— Exercise details —
Reprint every entry, character for character.

________

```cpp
int rv_replay_set_la_exchange(rv_replay *r, void *comm, rv_la_hub *hub) {
  if (!r || (!comm == !hub)) return rv_set_error(RV_EINVAL, "rv_replay_set_la_exchange: comm xor hub");
  if (!r->eng || !r->eng_owned || r->coded > 0)
    return rv_set_error(RV_EINVAL, "rv_replay_set_la_exchange: a primary instance with a window, "
                                   "before the first frame");
  if (r->n_groups < 2 && !comm)
    return rv_set_error(RV_EINVAL, "rv_replay_set_la_exchange: rv_replay_set_groups first");
  RvLaEngine &E = *r->eng;
  const Geo &g = r->g;
  size_t most = 0;
  for (int j = 0; j < r->n_groups; j++) {
    int bx0, by0, bw, bh;
    impwin_group_blocks(r->grects[4 * j], r->grects[4 * j + 1], r->grects[4 * j + 2],
                        r->grects[4 * j + 3], g.w_imp, g.h_imp, bx0, by0, bw, bh);
    const size_t b = (size_t)bw * bh * kImpPartBytes;
    most = b > most ? b : most;
  }
  E.pbytes = (most + 255) / 256 * 256;
  if (comm) {
    E.psend = r->dev<uint8_t>(E.pbytes);
    E.precv = r->dev<uint8_t>(E.pbytes * (size_t)r->n_groups);
    if (!E.psend || !E.precv) return rv_set_error(RV_EHIP, "rv_replay_set_la_exchange: alloc");
    E.comm = comm;
    return RV_OK;
  }
  if (hub->n != r->n_groups)
    return rv_set_error(RV_EINVAL, "rv_replay_set_la_exchange: the hub's group count");
  const int k = r->my_group;
  std::lock_guard<std::mutex> lk(hub->mu);
  for (int s = 0; s < rv_la_hub::kRing; s++) {
    if (hub->buf[s][k]) return rv_set_error(RV_EINVAL, "rv_replay_set_la_exchange: group joined twice");
    hub->buf[s][k] = r->dev<uint8_t>(E.pbytes);
    hub->ev[s][k] = E.own.event(hipEventDisableTiming);
    if (!hub->buf[s][k] || !hub->ev[s][k])
      return rv_set_error(RV_EHIP, "rv_replay_set_la_exchange: alloc");
  }
  E.hub = hub;
  E.hub_k = k;
  return RV_OK;
}

int rv_replay_get_importances(rv_replay *r, float *host, int n) {
  if (!r || !host || n != r->g.w_imp * r->g.h_imp)
    return rv_set_error(RV_EINVAL, "rv_replay_get_importances: bad arguments");
  RV_H(hipStreamSynchronize(r->stream));
  if (!r->imp_last) {
    memset(host, 0, (size_t)n * 4);
    return RV_OK;
  }
  RV_H(hipMemcpy(host, r->imp_last, (size_t)n * 4, hipMemcpyDeviceToHost));
  return RV_OK;
}

}
```

rav1e_amd/replay.py:

```python
from __future__ import annotations

import ctypes as C

import os

import numpy as np

from . import RvReplayCfg, RvReplayFrameInfo, RvReplayLevelParams, _check, lib
from . import rate as _rate

DEFAULT_QUANTIZER = 100
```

________

— Expected answer —
```cpp
int rv_replay_set_la_exchange(rv_replay *r, void *comm, rv_la_hub *hub) {
  if (!r || (!comm == !hub)) return rv_set_error(RV_EINVAL, "rv_replay_set_la_exchange: comm xor hub");
  if (!r->eng || !r->eng_owned || r->coded > 0)
    return rv_set_error(RV_EINVAL, "rv_replay_set_la_exchange: a primary instance with a window, "
                                   "before the first frame");
  if (r->n_groups < 2 && !comm)
    return rv_set_error(RV_EINVAL, "rv_replay_set_la_exchange: rv_replay_set_groups first");
  RvLaEngine &E = *r->eng;
  const Geo &g = r->g;
  size_t most = 0;
  for (int j = 0; j < r->n_groups; j++) {
    int bx0, by0, bw, bh;
    impwin_group_blocks(r->grects[4 * j], r->grects[4 * j + 1], r->grects[4 * j + 2],
                        r->grects[4 * j + 3], g.w_imp, g.h_imp, bx0, by0, bw, bh);
    const size_t b = (size_t)bw * bh * kImpPartBytes;
    most = b > most ? b : most;
  }
  E.pbytes = (most + 255) / 256 * 256;
  if (comm) {
    E.psend = r->dev<uint8_t>(E.pbytes);
    E.precv = r->dev<uint8_t>(E.pbytes * (size_t)r->n_groups);
    if (!E.psend || !E.precv) return rv_set_error(RV_EHIP, "rv_replay_set_la_exchange: alloc");
    E.comm = comm;
    return RV_OK;
  }
  if (hub->n != r->n_groups)
    return rv_set_error(RV_EINVAL, "rv_replay_set_la_exchange: the hub's group count");
  const int k = r->my_group;
  std::lock_guard<std::mutex> lk(hub->mu);
  for (int s = 0; s < rv_la_hub::kRing; s++) {
    if (hub->buf[s][k]) return rv_set_error(RV_EINVAL, "rv_replay_set_la_exchange: group joined twice");
    hub->buf[s][k] = r->dev<uint8_t>(E.pbytes);
    hub->ev[s][k] = E.own.event(hipEventDisableTiming);
    if (!hub->buf[s][k] || !hub->ev[s][k])
      return rv_set_error(RV_EHIP, "rv_replay_set_la_exchange: alloc");
  }
  E.hub = hub;
  E.hub_k = k;
  return RV_OK;
}

int rv_replay_get_importances(rv_replay *r, float *host, int n) {
  if (!r || !host || n != r->g.w_imp * r->g.h_imp)
    return rv_set_error(RV_EINVAL, "rv_replay_get_importances: bad arguments");
  RV_H(hipStreamSynchronize(r->stream));
  if (!r->imp_last) {
    memset(host, 0, (size_t)n * 4);
    return RV_OK;
  }
  RV_H(hipMemcpy(host, r->imp_last, (size_t)n * 4, hipMemcpyDeviceToHost));
  return RV_OK;
}

}
```

rav1e_amd/replay.py:

```python
from __future__ import annotations

import ctypes as C

import os

import numpy as np

from . import RvReplayCfg, RvReplayFrameInfo, RvReplayLevelParams, _check, lib
from . import rate as _rate

DEFAULT_QUANTIZER = 100
```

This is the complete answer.